The tutorial is divided into two parts:
- How to compile the
Llama3-8b
model with Python API
- How to perform inference the compiled model with C/C++ Runtime API
Prerequisites
Before starting, ensure you have installed the following packages:
- Model compilation
- RBLN SDK C/C++ Runtime API
Step 1. Compiling the Model
The RBLN Python API
handles both compilation and inference, while the RBLN SDK C/C++ Runtime API
is optimized solely for inference.
Here, we use RBLN Python API
for model compilation and RBLN SDK C/C++ Runtime API
for inference.
Compile the Model
Import the RBLNLlamaForCausalLM
class from optimum-rbln
. Then, use the from_pretrained()
method to download the Llama3-8b
model from HuggingFace Hub and compile it.
The compiled model can be saved to disk using the model.save_pretrained()
method. The compiled model files, prefill.rbln
and decoder.rbln
, will be located in the Meta-Llama-3-8B-Instruct
directory.
| # compile.py
import os
from optimum.rbln import RBLNLlamaForCausalLM
model_id = "meta-llama/Meta-Llama-3-8B-Instruct"
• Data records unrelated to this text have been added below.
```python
def load_exr(path: str):
    import numpy as np
    w, h = ctypes.c_uint32(), ctypes.c_uint32()
    _check(lib().mrt_image_load_exr(path.encode(), None, 0, ctypes.byref(w), ctypes.byref(h)), "mrt_image_load_exr")
    img = np.zeros((h.value, w.value, 4), np.float32)
    _check(lib().mrt_image_load_exr(path.encode(), ctypes.c_void_p(img.ctypes.data), img.size, ctypes.byref(w),
                                    ctypes.byref(h)), "mrt_image_load_exr")
    return img


def comm_unique_id() -> bytes:
    buf = ctypes.create_string_buffer(COMM_ID_BYTES)
    _check(lib().mrt_comm_unique_id(buf, COMM_ID_BYTES), "mrt_comm_unique_id")
    return buf.raw
# ... 42 lines not shown
```

Baseline: 14070.

## Rebuild sweep list as triangle-pair records and generalize sweep key selection

Converts the flat sweep leaf list into records that each hold at most two triangles, greedily merging single-triangle leaves whose union box has less surface area than the two separate boxes. The kernel then runs a fixed pair test per record instead of a variable-length leaf loop. It also makes the number of nearest keys tracked (two or three) a compile-time option and adds early termination of the remaining-hit mask once a key fails the distance cull. The aim is to cut divergent leaf loops and box tests, at the cost of possibly more records when large leaves are split and looser merged boxes.

```diff
diff --git a/include/mrt.h b/include/mrt.h
--- a/include/mrt.h
+++ b/include/mrt.h
@@ -264,6 +264,8 @@
 int mrt_debug_lanes(uint64_t* out, size_t n, int reset);
 int mrt_debug_sweep_list(const mrt_scene* scene, float* records, uint32_t capacity, uint32_t* count,
                          uint32_t* enabled);
+int mrt_debug_sweep_pairs(const mrt_scene* scene, float* records, uint32_t* prims, uint32_t capacity,
+                          uint32_t* count);
 int mrt_debug_sweep_cap(const mrt_scene* scene, uint32_t* cap);
 int mrt_debug_bvh_nodes(const mrt_scene* scene, float* nodes, uint32_t capacity, uint32_t* count);
 int mrt_debug_exchange_unpack(mrt_renderer* r, uint32_t nranks, const float* gathered, size_t floats);
diff --git a/metal-renderer_amd/csrc/kernels.hip b/metal-renderer_amd/csrc/kernels.hip
--- a/metal-renderer_amd/csrc/kernels.hip
+++ b/metal-renderer_amd/csrc/kernels.hip
@@ -366,7 +366,7 @@
 #define MRT_LANESTATS 0
 #endif
 #if MRT_LANESTATS
-constexpr int kLaneStats = 46;
+constexpr int kLaneStats = 48;
 __shared__ unsigned long long s_lanes[kBlock / 64][kLaneStats];
 __device__ unsigned long long g_lanes[kLaneStats];
 __device__ __forceinline__ void ls_add(int k, uint32_t v) {
@@ -574,6 +574,14 @@
 }
 
 
+#ifndef MRT_SWEEP_KEYS
+#define MRT_SWEEP_KEYS 2
+#endif
+#ifndef MRT_SWEEP_EARLY
+#define MRT_SWEEP_EARLY 1
+#endif
+constexpr int kSweepKeys = MRT_SWEEP_KEYS;
+static_assert(kSweepKeys == 2 || kSweepKeys == 3, "MRT_SWEEP_KEYS");
 __device__ __forceinline__ bool sweep_box(float4 lo, float4 hi, V3 o, const RayBox& rb, float tmin, float& tnear) {
 #if MRT_PRECISE
   const float ox = o.x, oy = o.y, oz = o.z, oix = 0.0f, oiy = 0.0f, oiz = 0.0f;
@@ -597,8 +605,8 @@
                                            uint32_t ref, Hit& h) {
   LS_ADD(4, 1);
   LS_ADD(5, ls_lanes());
-  const uint32_t lr = ~ref;
-  leaf_tests<MODE>(sc, cx, o, d, tmin, lr >> kLeafCountBits, (lr & (kMaxLeafSize - 1)) + 1, h, false, 0u, nullptr);
+  const uint32_t ka = ref & 0xFFFFu, kb = ref >> 16;
+  tri_pair<MODE>(sc, cx, o, d, tmin, ka, kb, kb != ka, h, false, 0u, nullptr);
 }
 
 template <int MODE, bool CAP = false>
@@ -608,7 +616,8 @@
   LS_ADD(0, ls_lanes());
   LS_ADD(1, 1);
   constexpr uint32_t kNone = 0xFFFFFFFFu;
-  uint32_t k1 = kNone, k2 = kNone, rest = 0u;
+  uint32_t key_of[3] = {kNone, kNone, kNone};
+  uint32_t rest = 0u;
   const uint32_t n = sc.sweep_leaves;
   const SweepList list = (SweepList)(uintptr_t)sc.sweep;
   for (uint32_t i = 0; i < n; ++i) {
@@ -621,13 +630,22 @@
     float te;
     const bool hit = sweep_box(make_float4(rec[0], rec[1], rec[2], rec[3]), make_float4(rec[4], rec[5], rec[6], rec[7]),
                                o, rb, tmin, te);
-    const uint32_t key = hit ? ((fbits(te) & ~31u) | (i & 31u)) : kNone;
-    const uint32_t mid = max(k1, key);
-    k1 = min(k1, key);
-    k2 = min(k2, mid);
+    const uint32_t key = hit ? ((fbits(te) & 0x7FFFFFE0u) | (i & 31u)) : kNone;
+    const uint32_t mid = max(key_of[0], key);
+    key_of[0] = min(key_of[0], key);
+    if (kSweepKeys == 3) {
+      key_of[2] = min(key_of[2], max(key_of[1], mid));
+      key_of[1] = min(key_of[1], mid);
+    } else {
+      key_of[1] = min(key_of[1], mid);
+    }
     rest |= (hit ? 1u : 0u) << (i & 31u);
   }
-  rest &= ~((1u << (k1 & 31u)) | (1u << (k2 & 31u)));
+  {
+    uint32_t keyed = (1u << (key_of[0] & 31u)) | (1u << (key_of[1] & 31u));
+    if (kSweepKeys == 3) keyed |= 1u << (key_of[2] & 31u);
+    rest &= ~keyed;
+  }
   auto pop = [&](uint32_t& ref) {
     const uint32_t id = (uint32_t)__ffs((int)rest) - 1u;
     rest &= rest - 1u;
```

model = RBLNLlamaForCausalLM.from_pretrained(
model_id=model_id,
export=True,
rbln_batch_size=1,
rbln_max_seq_len=8192,
rbln_tensor_parallel_size=4,
)
# Save the compiled model
model.save_pretrained(os.path.basename(model_id))
|
Tokenize input using AutoTokenizer
from the transformers
library package.
Note
This tutorial demonstrates how to use RBLN SDK C/C++ Runtime API
for Llama3-8b
. This example focuses on C/C++ based inference, so the pre- and post-processing, i.e. tokenization, are handled by Python APIs.
Input binary file, c_input_ids.bin
can be generated by the following Python script.
| # pre_process.py
from transformers import AutoTokenizer
model_id = "meta-llama/Meta-Llama-3-8B-Instruct"
input_text = "Hey, are you conscious? Can you talk to me?"
batch_size = 1
# Prepare inputs
tokenizer = AutoTokenizer.from_pretrained(model_id)
tokenizer.pad_token = tokenizer.eos_token
conversation = [[{"role": "user", "content": input_text}]] * batch_size
text = tokenizer.apply_chat_template(conversation, add_generation_prompt=True, tokenize=False)
inputs = tokenizer(text, return_tensors="pt", padding=True)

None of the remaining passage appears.